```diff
@@ -96,6 +103,7 @@
   a.sc = c->sc; a.srcmap = v.srcmap; a.nchunk = v.nchunk; a.nblocks = v.g.nblocks;
   a.bsA = v.blocksum + 2 * v.nblocks_tot; a.bsB = v.blocksum + 3 * v.nblocks_tot;
   a.presummed = (presum_by_size(v.nchunk, v.g.nblocks) || tun_on(c->h.tun.solver_presum)) ? 1 : 0;
+  if (fpcg_acc_owner_ok(c, v)) { a.accA = c->fpcg_acc; a.accB = c->fpcg_acc + (size_t)POP_RED_THREADS * v.g.nblocks; }
   return a;
 }
 constexpr int POP_RELAY_LMAX = 36;
@@ -139,6 +147,15 @@
 void fused_iterations(pop_ctx *c, SolveView &v, int n, bool pending) {
   for (int it = 0; it < n; ++it) {
     FusedArgs a = fused_args(c, v);
+    if (a.accA) {
+      const dim3 G(POP_RED_THREADS, v.g.nblocks), B(POP_ACC_THREADS);
+      if (pending) { hipLaunchKernelGGL(k_fpcg_a_own<true>, G, B, 0, c->stream, v.g, a); hipLaunchKernelGGL(k_fpcg_b_own<true>, G, B, 0, c->stream, v.g, a); }
+      else { hipLaunchKernelGGL(k_fpcg_a_own<false>, G, B, 0, c->stream, v.g, a); hipLaunchKernelGGL(k_fpcg_b_own<false>, G, B, 0, c->stream, v.g, a); }
+      c->acc_owner_used = 1;
+      std::swap(v.S0, v.S1);
+      pending = true;
+      continue;
+    }
     launch_fpcg_a(c, v, a, pending);
     if (a.presummed) presum(c, v, a.partA, (double *)a.bsA);
     launch_fpcg_b(c, v, a, pending);
@@ -342,8 +359,8 @@
 
 int solver_pcg_fused(pop_ctx *c, SolveView &v) {
   const pop_config &cf = c->h.c;
-  c->persist_used = 0;
-  if (!tun_off(c->h.tun.pcg_persist) && !fused_args(c, v).presummed) {
+  c->persist_used = 0; c->acc_owner_used = 0;
+  if (!tun_off(c->h.tun.pcg_persist) && !fused_args(c, v).presummed && !fused_args(c, v).accA) {
     const pop_ctx::PersistPlan *pl = c->persist_gave_up ? nullptr : persist_plan(c, v);
     if (pl) {
       static void (*const kern[4])(PersistArgs) = {k_pcg_persist<1>, k_pcg_persist<2>, k_pcg_persist<4>, k_pcg_persist<8>};
diff --git a/pop2-cesm_amd/csrc/pop_amd.hip b/pop2-cesm_amd/csrc/pop_amd.hip
--- a/pop2-cesm_amd/csrc/pop_amd.hip
+++ b/pop2-cesm_amd/csrc/pop_amd.hip
@@ -117,7 +117,7 @@
   X(kpp_src_full, "POP_KPP_SRC_FULL") X(solver_unfused, "POP_SOLVER_UNFUSED") X(solver_nograph, "POP_SOLVER_NOGRAPH")                   \
   X(solver_presum, "POP_SOLVER_PRESUM") X(solver_distributed, "POP_SOLVER_DISTRIBUTED") X(solver_overlap_off, "POP_SOLVER_OVERLAP_OFF") \
   X(fpcg_b2, "POP_FPCG_B2") X(pcsi_step2, "POP_PCSI_STEP2") X(halo_separate, "POP_HALO_SEPARATE")                                       \
-  X(halo_overlap_off, "POP_HALO_OVERLAP_OFF") X(rccl_overlap, "POP_RCCL_OVERLAP") X(evp_wave, "POP_EVP_WAVE") X(fpcg_a_pair, "POP_FPCG_A_PAIR") X(stream_priority, "POP_STREAM_PRIORITY") X(kpp_sparse, "POP_KPP_SPARSE") X(pbc_generic_thomas, "POP_PBC_GENERIC_THOMAS") X(pbc_generic_kpp, "POP_PBC_GENERIC_KPP") X(state3d_levels, "POP_STATE3D_LEVELS") X(gm_sf_stored, "POP_GM_SF_STORED") X(pcg_persist, "POP_PCG_PERSIST") X(gm_flux_tile, "POP_GM_FLUX_TILE") X(pcsi_two_step, "POP_PCSI_TWO_STEP") X(block_sums_relay, "POP_BLOCK_SUMS_RELAY") X(pcsi_evp_fused, "POP_PCSI_EVP_FUSED") X(aniso_side, "POP_ANISO_SIDE") X(submeso_all_levels, "POP_SUBMESO_ALL_LEVELS")
+  X(halo_overlap_off, "POP_HALO_OVERLAP_OFF") X(rccl_overlap, "POP_RCCL_OVERLAP") X(evp_wave, "POP_EVP_WAVE") X(fpcg_a_pair, "POP_FPCG_A_PAIR") X(stream_priority, "POP_STREAM_PRIORITY") X(kpp_sparse, "POP_KPP_SPARSE") X(pbc_generic_thomas, "POP_PBC_GENERIC_THOMAS") X(pbc_generic_kpp, "POP_PBC_GENERIC_KPP") X(state3d_levels, "POP_STATE3D_LEVELS") X(gm_sf_stored, "POP_GM_SF_STORED") X(pcg_persist, "POP_PCG_PERSIST") X(gm_flux_tile, "POP_GM_FLUX_TILE") X(pcsi_two_step, "POP_PCSI_TWO_STEP") X(block_sums_relay, "POP_BLOCK_SUMS_RELAY") X(pcsi_evp_fused, "POP_PCSI_EVP_FUSED") X(aniso_side, "POP_ANISO_SIDE") X(submeso_all_levels, "POP_SUBMESO_ALL_LEVELS") X(fpcg_acc_owner, "POP_FPCG_ACC_OWNER")
 void pop_tuning_init(pop_tuning *t) {
   if (!t) return;
   t->struct_bytes = (int)sizeof(pop_tuning);
@@ -587,6 +587,7 @@
   if (dev_alloc(c, &c->partial, (size_t)c->nchunk * h.nblocks * 2 + POP_RELAY_SLACK) || dev_alloc(c, &c->blocksum, (size_t)h.nblocks_tot * 4)) return 1;
   { std::vector<int> io(h.nblocks_tot); for (int b = 0; b < h.nblocks_tot; ++b) io[b] = b; if (dev_upload(c, &c->iota, io.data(), io.size())) return 1; }
   if (dev_alloc(c, &c->sc, 1)) return 1;
+  if (dev_alloc(c, &c->fpcg_acc, (size_t)2 * POP_RED_THREADS * h.nblocks)) return 1;
   { std::vector<int> gid(h.nblocks); for (int lb = 0; lb < h.nblocks; ++lb) gid[lb] = h.local_ids[lb] - 1; if (dev_upload(c, &c->gid, gid.data(), gid.size())) return 1; }
   { std::vector<int> log(h.nblocks_tot, -1); for (int lb = 0; lb < h.nblocks; ++lb) log[h.local_ids[lb] - 1] = lb; if (dev_upload(c, &c->loc_of_gid, log.data(), log.size())) return 1; }
   c->ncopy = (int)h.halo.copy_dst.size(); c->nfill = (int)h.halo.fill_dst.size();
@@ -865,6 +866,7 @@
   if (n == "solver_chunks_listed") return c->red_act ? c->red_nact : -1;
   if (n == "solver_chunks_active") return c->red_active_total;
   if (n == "pcg_persist_used") return c->persist_used;
+  if (n == "fpcg_acc_owner_used") return c->acc_owner_used;
   if (n == "pcg_persist_gave_up") return c->persist_gave_up;
   if (n == "pcsi_evp_fused") return c->pcsi_evp_fused ? 1 : 0;
   if (n == "pcsi_two_step") return (c->pcsi_two_step || c->pcsi_two_step_dist) ? 1 : 0;
diff --git a/pop2-cesm_amd/csrc/pop_ctx.hpp b/pop2-cesm_amd/csrc/pop_ctx.hpp
--- a/pop2-cesm_amd/csrc/pop_ctx.hpp
+++ b/pop2-cesm_amd/csrc/pop_ctx.hpp
@@ -79,6 +79,8 @@
   int persist_gave_up = 0;
   int red_active_total = 0;
   int persist_nwg = 0, persist_cp = 0;
+  double *fpcg_acc = nullptr;
+  int acc_owner_used = 0;
   bool pcsi_two_cell = false;
   bool pcsi_two_step = false;
   bool pcsi_two_step_dist = false;
```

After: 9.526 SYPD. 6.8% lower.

========================================================================

| Activity |
Filter the records for lines holding the string "data". Copy each one.

| Response box |
   { std::vector<int> io(h.nblocks_tot); for (int b = 0; b < h.nblocks_tot; ++b) io[b] = b; if (dev_upload(c, &c->iota, io.data(), io.size())) return 1; }
   { std::vector<int> gid(h.nblocks); for (int lb = 0; lb < h.nblocks; ++lb) gid[lb] = h.local_ids[lb] - 1; if (dev_upload(c, &c->gid, gid.data(), gid.size())) return 1; }
   { std::vector<int> log(h.nblocks_tot, -1); for (int lb = 0; lb < h.nblocks; ++lb) log[h.local_ids[lb] - 1] = lb; if (dev_upload(c, &c->loc_of_gid, log.data(), log.size())) return 1; }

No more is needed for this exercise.